Istilah identitas mulai dikenalkan dengan disertai peningkatan keteraturan dan kemudahan dalam serangkaian gerakan yang disebut dengan gerakan sosial baru yang muncul pada era 1960, setidaknya sebagian dari tanggapan berdasarkan kegagalan kampanye hak-hak warga sipil berbasis ras dan gender agar mendapatkan kedudukan kesetaraan penuh bagi kelompok yang tertindas.
Sementara itu perkembangan ide identitas memiliki peningkatan dimana identitas ini memiliki pengertian “pribadi” dalam konteks pemakaian, dapat dilihat bahwa infleksi yang berbeda dan nuansa dalam sejarah perkembangan ide memunculkan pengertian identitas dalam arti sosial,
yang mana mengekspresikan antara hubungan kesamaan dan perbedaan namun berbeda jauh dari arti penekanan kesatuan kelompok, hubungan, dan perasaan senasib atas perbedaan antar individu.

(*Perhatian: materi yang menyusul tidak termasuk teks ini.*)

template <int C, int CE, int LPT = 64, bool FS = false>
__device__ __noinline__ void pair_top_range(BlockState<C>* sta, BlockState<C>* stb, const Tk* tpa, const Tk* tpb, const int blk_begin_, const int blk_end_, const int wlane)
{
    static_assert(CE >= 0 && CE < C - 1 && (LPT == QL || (C - 1) % 16 == 0), "band 512 on 64 lanes (transposed ring A) or band 150 on 16");
    typedef PRing<C, LPT> PR;
    const Tk ta = load_tk<LPT>(tpa), tb = load_tk<LPT>(tpb);
    const int blk_begin = uni(blk_begin_), blk_end = uni(blk_end_);
    const int lane = wlane & (LPT - 1);
    const int LE = (ta.Y - 1) / C;
    const int T0 = blk_begin * ROWS;
    const int km1A = ta.band - ta.begin_a - 1, km1B = tb.band - tb.begin_a - 1;
    const int zk = 8 * km1A, zkB = 8 * km1B;
    u32 Lp[C], W[C + 15];
    int baseA, baseB;
    u32 Lin, dL, dR;
    {
        const int rp = T0 - lane - 1, p0 = ta.begin_a + rp + C * lane - ta.band;
        const int p0B = tb.begin_a + rp + C * lane - tb.band;
        const bool dead0 = p0 < -1 && lane <= LE;
        const bool dead0B = p0B < -1 && lane <= LE;
        baseA = (sta->Lp[0] <= NEG / 2) ? 0 : (sta->Lp[0] >> 2);
        baseB = (stb->Lp[0] <= NEG / 2) ? 0 : (stb->Lp[0] >> 2);
        if (dead0) baseA = 16 * rp + 8 * C * lane;
        if (dead0B) baseB = 16 * rp + 8 * C * lane;
#pragma unroll
        for (int c = 0; c < C; ++c) {
            const bool dead = p0 + c < -1 && lane <= LE, deadB = p0B + c < -1 && lane <= LE;
            Lp[c] = pk(dead ? lo_of(PK_NINF) : g4_to_h(sta->Lp[c], baseA), deadB ? lo_of(PK_NINF) : g4_to_h(stb->Lp[c], baseB));
        }
        Lin = pk(dead0 ? lo_of(PK_NINF) : g4_to_h(sta->Lin, baseA), dead0B ? lo_of(PK_NINF) : g4_to_h(stb->Lin, baseB));
        const int lA = __shfl_up(baseA, 1, LPT), lB = __shfl_up(baseB, 1, LPT), rA = __shfl_down(baseA, 1, LPT), rB = __shfl_down(baseB, 1, LPT);
        const bool hasL = lane >= 1 && lane <= LE, hasR = lane < LE;
        dL = hasL ? pk((_Float16)(float)(lA - baseA), (_Float16)(float)(lB - baseB)) : 0u;
        dR = hasR ? pk((_Float16)(float)(rA - baseA), (_Float16)(float)(rB - baseB)) : 0u;
        const int64_t sa = ta.a_base + ta.begin_a - ta.band + (int64_t)(C - 1) * lane + T0, sb = tb.a_base + tb.begin_a - tb.band + (int64_t)(C - 1) * lane + T0;
        const u32 wa = fetch16(ta.a2, sa), wb = fetch16(tb.a2, sb);
        const u32 wa2 = (C - 1 > 16) ? fetch16(ta.a2, sa + 16) : 0u, wb2 = (C - 1 > 16) ? fetch16(tb.a2, sb + 16) : 0u;
        const int w0k = (C - 1) * lane + T0;
#pragma unroll
        for (int k = 0; k < C - 1; ++k) {
            const u32 cA = (k < 16) ? (wa >> (2 * k)) & 3u : (wa2 >> (2 * (k - 16))) & 3u, cB = (k < 16) ? (wb >> (2 * k)) & 3u : (wb2 >> (2 * (k - 16))) & 3u;
            W[k] = pk_sel((w0k + k == km1A) ? PR::MARK_A : cA, (w0k + k == km1B) ? PR::MARK_B : cB);
        }
#pragma unroll
        for (int k = C - 1; k < C + 15; ++k) W[k] = 0;
    }
    PR::template prime<true>(ta, tb, blk_begin, wlane, km1A, km1B);
    const int64_t iAa = ta.a_base + ta.begin_a - ta.band + (C - 1) * LPT, iBa = ta.b_base + ta.begin_b;
    const int64_t iAb = tb.a_base + tb.begin_a - tb.band + (C - 1) * LPT, iBb = tb.b_base + tb.begin_b;
    gcptr paA = ta.a2 + (iAa >> 4), pbA = ta.b2 + (iBa >> 4), paB = tb.a2 + (iAb >> 4), pbB = tb.b2 + (iBb >> 4);
    const u32 shaA = (u32)(iAa & 15) * 2u, shbA = (u32)(iBa & 15) * 2u, shaB = (u32)(iAb & 15) * 2u, shbB = (u32)(iBb & 15) * 2u;
    u32 aA_lo = paA[blk_begin + 1], aA_hi = paA[blk_begin + 2], bA_lo = pbA[blk_begin + 1], bA_hi = pbA[blk_begin + 2];
    u32 aB_lo = paB[blk_begin + 1], aB_hi = paB[blk_begin + 2], bB_lo = pbB[blk_begin + 1], bB_hi = pbB[blk_begin + 2];
    const h2 three = {(_Float16)3.0f, (_Float16)3.0f};
    const bool no_up = lane == LE;
    typedef Strip<LPT, true> ST;
    typedef PairFmt<C, LPT> FMT;
    constexpr int NB = ST::NB, FI = ST::FI;
    const int sshift = uni(ta.sshift);
    const bool edge = ST::opens_strip(wlane, sshift);
    const u32 my_slot = ST::slot_of(wlane, sshift);
    const u64 edge_mask = __ballot(edge);
    u32* const s_bnd = ST::staging();
    u32* const sb = s_bnd + my_slot;
    gptr const ckpt = ta.ckpt, bnd = ta.bnd;
    int xkeep = (int)PK_NINF;
    auto hf = [](const int v) -> _Float16 { return (_Float16)(float)v; };
    int g0A = baseA, g0B = baseB;
    const int cap_max = cap_limit<C, LPT>(ta, lane);
    giptr const cap_slot = (giptr)unip(ta.dir);
    cap_table<LPT>(wlane, 0, ta.band - ta.begin_a, ta.X - 1, (int)(ta.pos0 - cap_slot), 0);
    cap_table<LPT>(wlane, 1, tb.band - tb.begin_a, tb.X - 1, (int)(tb.pos0 - cap_slot), 0);
    for (int blk = blk_begin; blk < blk_end; ++blk) {
        const int T = (blk + 1) * ROWS, tau0 = blk * ROWS;
        const u32 aA_nx = paA[blk + 3], bA_nx = pbA[blk + 3], aB_nx = paB[blk + 3], bB_nx = pbB[blk + 3];
        PR::template produce<true>(T, wlane, __builtin_amdgcn_alignbit(aA_hi, aA_lo, shaA), __builtin_amdgcn_alignbit(aB_hi, aB_lo, shaB),
                                   __builtin_amdgcn_alignbit(bA_hi, bA_lo, shbA), __builtin_amdgcn_alignbit(bB_hi, bB_lo, shbB), km1A, km1B);
        if ((blk & 3) == 0) {
            ck_store<C, LPT>(ckpt + (u64)(blk >> 2) * FMT::CK_WORDS, wlane, Lp, baseA, baseB);
            g0A = baseA; g0B = baseB;
        }
        if constexpr (!FMT::GRP) {
            if (edge) {
                gptr bb = bnd + (u64)blk * FMT::BND_WORDS + FMT::BND_VALS;
                bb[my_slot] = (u32)baseA;
                bb[NB + my_slot] = (u32)baseB;
            }
        }
        const u32 Kpk = FMT::GRP ? pk(hf(baseA - g0A), hf(baseB - g0B)) : 0u;
        const typename PR::APtr ringA_lane = PR::a_lane(tau0, wlane);
        const u32* const rbA = PR::b_lane(tau0, wlane, 0);
        const u32* const rbB = PR::b_lane(tau0, wlane, 1);
        static_for<ROWS>([&](auto rc) __attribute__((always_inline)) {
            constexpr int r = decltype(rc)::value;
            W[C - 1 + r] = PR::a_read(ringA_lane, r);
            const u32 tabA = rbA[r], tabB = rbB[r];
            const int row = tau0 + r - lane;
            const int zg = 8 * row + zk, zgB = 8 * row + zkB;
            const bool zA = row <= km1A && lane <= LE, zB = row <= km1B && lane <= LE;
            const u32 Z = pk(zA ? hf(min(max(zg - baseA, -60000), 60000)) : lo_of(PK_NINF), zB ? hf(min(max(zgB - baseB, -60000), 60000)) : lo_of(PK_NINF));
            u32 ZL = Z;
            if constexpr (FS) {
                const bool gA = ta.fs && row > FORCE_MAXGAP, gB = tb.fs && row > FORCE_MAXGAP;
                ZL = (gA ? 0x0000FC00u : (Z & 0x0000FFFFu)) | (gB ? 0xFC000000u : (Z & 0xFFFF0000u));
            }
            const u32 Lrecv = Lin;
            u32 L = Lin, x = PK_NINF;
            auto cell = [&](const int c) __attribute__((always_inline)) {
                const u32 m = __builtin_amdgcn_perm(tabB, tabA, W[r + c]);
                const h2 D = __builtin_elementwise_fma(as_h2(m), three, as_h2(Lp[c]));
                h2 U = as_h2((c < C - 1) ? Lp[(c < C - 1) ? c + 1 : c] : x);
                if (c == CE) U = as_h2(no_up ? PK_NINF : as_u(U));
                L = as_u(__builtin_elementwise_maximum(__builtin_elementwise_maximum(D, U), as_h2(L)));
                Lp[c] = as_u(__builtin_elementwise_max(as_h2(L), as_h2(Z)));
                L = FS ? as_u(__builtin_elementwise_max(as_h2(L), as_h2(ZL))) : Lp[c];
            };
            cell(0);
            xkeep = lane_shl1<LPT>(xkeep, (int)Lp[0]);
            x = as_u(as_h2((u32)xkeep) + as_h2(dR));
            lds_store2_masked<4 * (r % FI) * NB, 4 * (NB * FI + (r % FI) * NB)>(sb, FMT::GRP ? as_u(as_h2(Lrecv) + as_h2(Kpk)) : Lrecv,
                                                                               FMT::GRP ? as_u(as_h2(Lp[0]) + as_h2(Kpk)) : Lp[0], edge_mask);
#pragma unroll
            for (int c = 1; c < C; ++c) cell(c);
            Lin = (u32)lane_shr1<LPT>((int)Lin, (int)L);
            Lin = as_u(as_h2(Lin) + as_h2(dL));
            side_capture<C, CE, LPT, false>(wlane, 0, tau0 + r, baseA, Lp, cap_max, cap_slot);
            side_capture<C, CE, LPT, false>(wlane, 1, tau0 + r, baseB, Lp, cap_max, cap_slot);
            if ((r % FI) == FI - 1) {
                constexpr u32 PER = 2u * NB * FI / 64u;
                const u32 w0 = (u32)wlane * PER;
                const u32* src = s_bnd + ST::staging_index(w0);
                gptr bp = bnd + (u64)blk * FMT::BND_WORDS + (u32)(r / FI) * (u32)(2 * NB * FI) + w0;
#pragma unroll
                for (u32 k = 0; k < PER; k += 4) {
                    const u32x4 v = {src[k * NB], src[(k + 1) * NB], src[(k + 2) * NB], src[(k + 3) * NB]};
                    *(g4ptr)(bp + k) = v;
                }
            }
        });
        {
            const float fa = (float)lo_of(Lp[0]), fb = (float)hi_of(Lp[0]);
            const int rpn = T - lane - 1;
            const bool followA = lane <= LE && ta.begin_a + rpn + C * lane - ta.band < -1, followB = lane <= LE && tb.begin_a + rpn + C * lane - tb.band < -1;
            const bool oka = !followA && fa > -60000.0f && fa < 60000.0f, okb = !followB && fb > -60000.0f && fb < 60000.0f;
            const _Float16 step = (_Float16)(float)(16 * ROWS);
            const u32 d = pk(oka ? lo_of(Lp[0]) : (followA ? step : (_Float16)0.0f), okb ? hi_of(Lp[0]) : (followB ? step : (_Float16)0.0f));
            baseA += oka ? (int)fa : (followA ? 16 * ROWS : 0);
            baseB += okb ? (int)fb : (followB ? 16 * ROWS : 0);
#pragma unroll
            for (int c = 0; c < C; ++c) Lp[c] = as_u(as_h2(Lp[c]) - as_h2(d));
            Lin = as_u(as_h2(Lin) - as_h2(d));
            const u32 dl = (u32)lane_shr1<LPT>((int)d, (int)d);
            const u32 dr = (u32)lane_shl1<LPT>((int)d, (int)d);
            if (lane >= 1 && lane <= LE) dL = as_u(as_h2(dL) + as_h2(dl) - as_h2(d));
            if (lane < LE) dR = as_u(as_h2(dR) + as_h2(dr) - as_h2(d));
        }
#pragma unroll
        for (int k = 0; k < C - 1; ++k) W[k] = W[k + ROWS];
        aA_lo = aA_hi; aA_hi = aA_nx; bA_lo = bA_hi; bA_hi = bA_nx;
        aB_lo = aB_hi; aB_hi = aB_nx; bB_lo = bB_hi; bB_hi = bB_nx;
    }
#pragma unroll
    for (int c = 0; c < C; ++c) {
        sta->Lp[c] = h_to_g4(lo_of(Lp[c]), baseA); stb->Lp[c] = h_to_g4(hi_of(Lp[c]), baseB);
        sta->acc[c] = 0; stb->acc[c] = 0;
    }
    sta->Lin = h_to_g4(lo_of(Lin), baseA); stb->Lin = h_to_g4(hi_of(Lin), baseB);
    sta->Lout = sta->Lp[C - 1]; stb->Lout = stb->Lp[C - 1];
}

Penekenan seperti itu bukanlah hal baru di dunia politik berbasis kelompok, tanggapan mereka dalam istilah idiom identitas yang muncul merupakan bukti dari sikap mereka yang terpusat, ini dapat dilihat dalam perubahan dari hak-hak sipil menjadi politik pembebasan yang saat ini dikenal secara umum dengan julukan politik identitas (Moran, 2018).
Pada tahun 1970-an politik identitas menjadi fokus kajian bagi para ilmuan sosial di Amerika Serikat. Hal ini bermula pada saat kelompok minoritas, ras, gender dan kelompok lainnya merasa terasingkan. Isu keadilan ini menyadarkan kelompok yang terasingkan. Di Amerika Serikat persoalan ini banyak dialami oleh kelompok yang memiliki perbedaan ras,
contohnya seperti ras kulit hitam, keturunan Asia, dan lain-lain merasa terasingkan karena roda kapitalisme yang umumnya didominasi oleh golongan ras kulit putih. Fenomena ini menjadi wacana populer di Amerika Serikat pada saat itu.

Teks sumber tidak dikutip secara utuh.